The GlobalStep is a subclass of Step that is used to define a step that requires the previous steps to be completed to run, since it will wait until all the input batches are received before running. This step is useful when you need to run a step that requires all the input data to be processed before running.

Working with GlobalSteps

The GlobalStep is intended to be used within the scope of a Pipeline and after some previous steps have been defined. Alternatively, it can also be used as a standalone Step if needed, but then using Step instead would be more appropriate.

Defining custom GlobalSteps

In order to define custom steps, we need to create a new subclass of the GlobalStep class, and set both the inputs and outputs property, as well as the process method.
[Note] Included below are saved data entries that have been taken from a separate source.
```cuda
cudaError_t launch_render_bwd(const RenderBwdArgs& a, cudaStream_t stream) {
    const int ntiles = a.gx * a.gy;
    if (ntiles <= 0 || a.nviews <= 0) return cudaSuccess;
    const int variant = bwd_variant();
    if (variant == 1) return launch_render_bwd_v1(a, stream);
    prof_start(K_RENDER_BWD, stream);
    cudaError_t e = cudaSuccess;
    switch (variant) {
        case 2: e = launch_variant<256, 8, 2, false, 1, false>(a, stream); break;
        case 3: e = launch_variant<160, 8, 3, false, 1, true>(a, stream); break;
        case 4: e = launch_variant<256, 8, 2, false, 0, false>(a, stream); break;
        case 5: e = launch_variant<256, 8, 2, true, 1, false>(a, stream); break;
        case 6: e = launch_variant<256, 4, 4, false, 1, false>(a, stream); break;
        case 7: e = launch_variant<256, 4, 4, false, 2, false>(a, stream); break;
        case 8: e = launch_variant<256, 8, 2, false, 2, false>(a, stream); break;
        case 9: e = launch_variant<256, 4, 4, false, 3, false>(a, stream); break;
        case 10: e = launch_variant<256, 8, 2, false, 3, false>(a, stream); break;
        case 11: e = launch_variant<128, 4, 5, false, 3, true>(a, stream); break;
        case 12: e = launch_variant<128, 4, 5, false, 3, false>(a, stream); break;
        case 13: e = launch_variant<64, 4, 6, false, 3, true>(a, stream); break;
        case 14: e = launch_variant<128, 8, 3, false, 3, true>(a, stream); break;
        case 15: e = launch_variant<128, 4, 5, false, 2, false>(a, stream); break;
        case 16: e = launch_variant<128, 4, 5, false, 3, false, true>(a, stream); break;
        case 17: e = launch_variant<128, 4, 5, false, 3, false, true, true>(a, stream); break;
        default: e = launch_variant<128, 4, 5, false, 3, false, true, true, true>(a, stream); break;
    }
    prof_stop(K_RENDER_BWD, stream);
    return e != cudaSuccess ? e : cudaGetLastError();
}

}
```

lara_b200/csrc/render_fwd.cu:

```cuda
#include "surfel_common.cuh"
#include "surfel_kernels.h"

namespace srf {

__global__ void __launch_bounds__(SRF_CTA_THREADS, 1024 / SRF_CTA_THREADS) render_fwd_kernel(RenderFwdArgs a) {
    __shared__ float4 s_rec[SRF_REC_QUADS][SRF_BATCH];
    __shared__ uint32_t s_mask[SRF_CTA_WARPS][SRF_BATCH_CHUNKS][32];
    __shared__ uint8_t s_list[SRF_CTA_WARPS][SRF_BATCH];

    const int tid = threadIdx.x;
    {
        const int view = blockIdx.y;
        const size_t npix_v = (size_t)a.W * a.H;
        a.ranges = view_ptr(a.ranges, view, a.tile_stride);
        a.tile_order = view_ptr(a.tile_order, view, a.tile_stride);
        a.point_list = view_ptr(a.point_list, view, a.plist_stride);
        a.rec = view_ptr(a.rec, view, a.geom_stride);
        a.bg += (size_t)view * a.cam_stride;
        a.accum = view_ptr(a.accum, view, a.image_stride);
        a.n_contrib = view_ptr(a.n_contrib, view, a.image_stride);
        a.out_color += (size_t)view * 3 * npix_v;
        a.out_others += (size_t)view * 8 * npix_v;
    }
    const int tile = (int)a.tile_order[blockIdx.x / SRF_CTAS_PER_TILE];
    const int gw = (int)(blockIdx.x % SRF_CTAS_PER_TILE) * SRF_CTA_WARPS + (tid >> 5);
    const int tyi = tile / a.gx, txi = tile - tyi * a.gx;
    int lx, ly;
    tile_pixel(gw * 32 + (tid & 31), lx, ly);
    const int pxi = txi * SRF_TILE + lx, pyi = tyi * SRF_TILE + ly;
    const bool inside = pxi < a.W && pyi < a.H;
    const float pixx = (float)pxi + 0.5f, pixy = (float)pyi + 0.5f;
    const int lane = tid & 31, wid = tid >> 5;
    const WarpRect wrect = make_warp_rect(txi, tyi, gw);

    uint2 range = a.ranges[tile];
    if (range.y > a.capacity) range.y = range.x;
    const int n = (int)(range.y - range.x);
    const int rounds = (n + SRF_BATCH - 1) / SRF_BATCH;

    bool done = !inside;
    float T = 1.0f;
    uint32_t contributor = 0, last_contributor = 0;
    f32x2 C01 = 0ull, C2r = 0ull, N01 = 0ull, N2D = 0ull, d12 = 0ull;
    float median_depth = 0.f, median_weight = 0.f;
    uint32_t median_contributor = 0;

    int todo = n;
    for (int b = 0; b < rounds; ++b, todo -= SRF_BATCH) {
        if (__syncthreads_count(done) == SRF_CTA_THREADS) break;
        const int progress = b * SRF_BATCH + tid;
        if (progress < n) {
            const uint32_t id = __ldg(a.point_list + range.x + progress);
            const float4* r = a.rec + (size_t)id * SRF_REC_QUADS;
#pragma unroll
            for (int k = 0; k < SRF_REC_QUADS; ++k) s_rec[k][tid] = ldg4(r + k);
        }
        __syncthreads();
        const int cnt = min(SRF_BATCH, todo);
        if (__all_sync(0xffffffffu, done)) continue;
        int nh = 0;
        for (int c0 = 0; c0 < cnt; c0 += 32) {
            const int jt = c0 + lane;
            const bool hit = (jt < cnt) && octagon_hits(s_rec[2][jt], s_rec[5][jt], wrect);
            const unsigned hits = __ballot_sync(0xffffffffu, hit);
            if (hit) s_list[wid][nh + __popc(hits & ((1u << lane) - 1u))] = (uint8_t)jt;
            nh += __popc(hits);
        }
        __syncwarp();
        const int nchunks = (nh + 31) >> 5;
        if (nchunks == 0) continue;
        for (int c = 0; c < nchunks; ++c) {
            const int h = (c << 5) + lane;
            uint32_t m = 0;
            if (h < nh) {
                const int jt = s_list[wid][h];
                m = octagon_pixel_mask(s_rec[2][jt], s_rec[5][jt], wrect);
            }
            s_mask[wid][c][lane] = transpose32(m, lane);
        }
        __syncwarp();

        int c = 0;
        uint32_t w = s_mask[wid][0][lane];
        if (done) { w = 0; c = nchunks; }
        for (;;) {
            while (w == 0 && c < nchunks - 1) { ++c; w = s_mask[wid][c][lane]; }
            const bool active = (w != 0);
            if (!__any_sync(0xffffffffu, active)) break;
            if (!active) continue;
            const int j = s_list[wid][(c << 5) + __ffs(w) - 1];
            w &= w - 1;
            contributor = (uint32_t)(b * SRF_BATCH + j + 1);
            PairEval e;
            eval_pair(s_rec[0][j], s_rec[1][j], s_rec[2][j], pixx, pixy, e);
            if (!e.valid) continue;
            const float alpha = e.alpha;
            const float test_T = fmul_(T, fadd_(1.0f, -alpha));
            if (!(test_T >= 0.0001f)) {
                done = true;
                w = 0; c = nchunks;
                continue;
            }
            const float4 q3 = s_rec[3][j];
            const float4 q4 = s_rec[4][j];
            const float depth = e.depth;
            const float A = fadd_(1.0f, -T);
            const float m = mapped_depth(depth);
            const float mm = fmul_(m, m);
            const float2 d12_ = up2(d12);
            const float err = fma_(-d12_.x, fadd_(m, m), fma_(A, mm, d12_.y));
            if (T > 0.5f) {
                median_depth = depth;
                median_weight = fmul_(T, alpha);
                median_contributor = contributor;
            }
            const f32x2 a2 = bc2(alpha), T2 = bc2(T);
            fma2_acc(C01, T2, mul2(pk2(q4.x, q4.y), a2));
            fma2_acc(C2r, T2, mul2(pk2(q4.z, err), a2));
            fma2_acc(N01, T2, mul2(pk2(q3.x, q3.y), a2));
            fma2_acc(N2D, T2, mul2(pk2(q3.z, depth), a2));
            fma2_acc(d12, T2, mul2(pk2(m, mm), a2));
            T = test_T;
            last_contributor = contributor;
        }
    }

    const float2 C01_ = up2(C01), C2r_ = up2(C2r), N01_ = up2(N01), N2D_ = up2(N2D), d12_f = up2(d12);
    const float C0 = C01_.x, C1 = C01_.y, C2 = C2r_.x, distortion = C2r_.y;
    const float N0 = N01_.x, N1 = N01_.y, N2 = N2D_.x, D = N2D_.y, dist1 = d12_f.x, dist2 = d12_f.y;
    if (inside) {
        const size_t npix = (size_t)a.W * a.H;
        const size_t pix = (size_t)pyi * a.W + pxi;
        a.accum[pix] = T;
        a.accum[pix + npix] = dist1;
        a.accum[pix + 2 * npix] = dist2;
        a.n_contrib[pix] = last_contributor;
        a.n_contrib[pix + npix] = median_contributor;
        a.out_color[pix] = fma_(__ldg(a.bg + 0), T, C0);
// ... 24 lines not shown
```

So on, the following will need to be defined:

  • inputs: is a property that returns a list of strings with the names of the required input fields.

  • outputs: is a property that returns a list of strings with the names of the output fields.

  • process: is a method that receives the input data and returns the output data, and it should be a generator, meaning that it should yield the output data. It's important to preserve the default signature within the method def process(self, *inputs: StepInput) -> StepOutput, since that's the one that will be used by the Pipeline to orchestrate the steps, meaning that the argument inputs should be respected, no more arguments can be provided, and the type-hints and return type-hints should be respected too.

Note

The default signature for the process method is process(self, *inputs: StepInput) -> StepOutput, meaning that it should be able to receive any number of inputs by default i.e. more than one Step at a time could be connected to the current one. Anyway, when defining custom steps, that can be overridden with process(self, inputs: StepInput) -> StepOutput, so that the process method only receives the outputs from one previous Step connected to it.

Warning

For the custom GlobalStep subclasses to work properly with distilabel and with the validation and serialization performed by default over each Step in the Pipeline, the type-hint for both StepInput and StepOutput should be used and not surrounded with double-quotes or imported under typing.TYPE_CHECKING, otherwise, the validation and/or serialization will fail.

from distilabel.steps import GlobalStep, StepInput
from distilabel.steps.typing import StepOutput

class CustomStep(Step):
    @property
    def inputs(self) -> List[str]:
        ...

    @property
    def outputs(self) -> List[str]:
        ...

    def process(self, *inputs: StepInput) -> StepOutput:
        for input in inputs:
            for item in input:
                ...
            yield item

    # When overridden (ideally under the `typing_extensions.override` decorator)
    # @typing_extensions.override
    # def process(self, inputs: StepInput) -> StepOutput:
    #     for input in inputs:
    #         ...
    #     yield inputs

Alternatively, a simpler and more suitable way of defining custom GlobalStep subclasses is via the @step decorator with the step_type="global", which will take care of the boilerplate code, and will allow to define the inputs, outputs, and process methods in a more straightforward way.

from distilabel.steps import StepInput, step
from distilabel.steps.typing import StepOutput

@step(inputs=[...], outputs=[...], step_type="global")
def CustomStep(inputs: StepInput) -> StepOutput:
    for input in inputs:
        ...
    yield inputs

step = CustomStep(name="my-step")

Warning

One downside of the @step decorator is that it won't let you access the self attributes if any, neither set those, so if you need to access or set any attribute, you should go with the first approach of defining the custom GlobalStep subclass.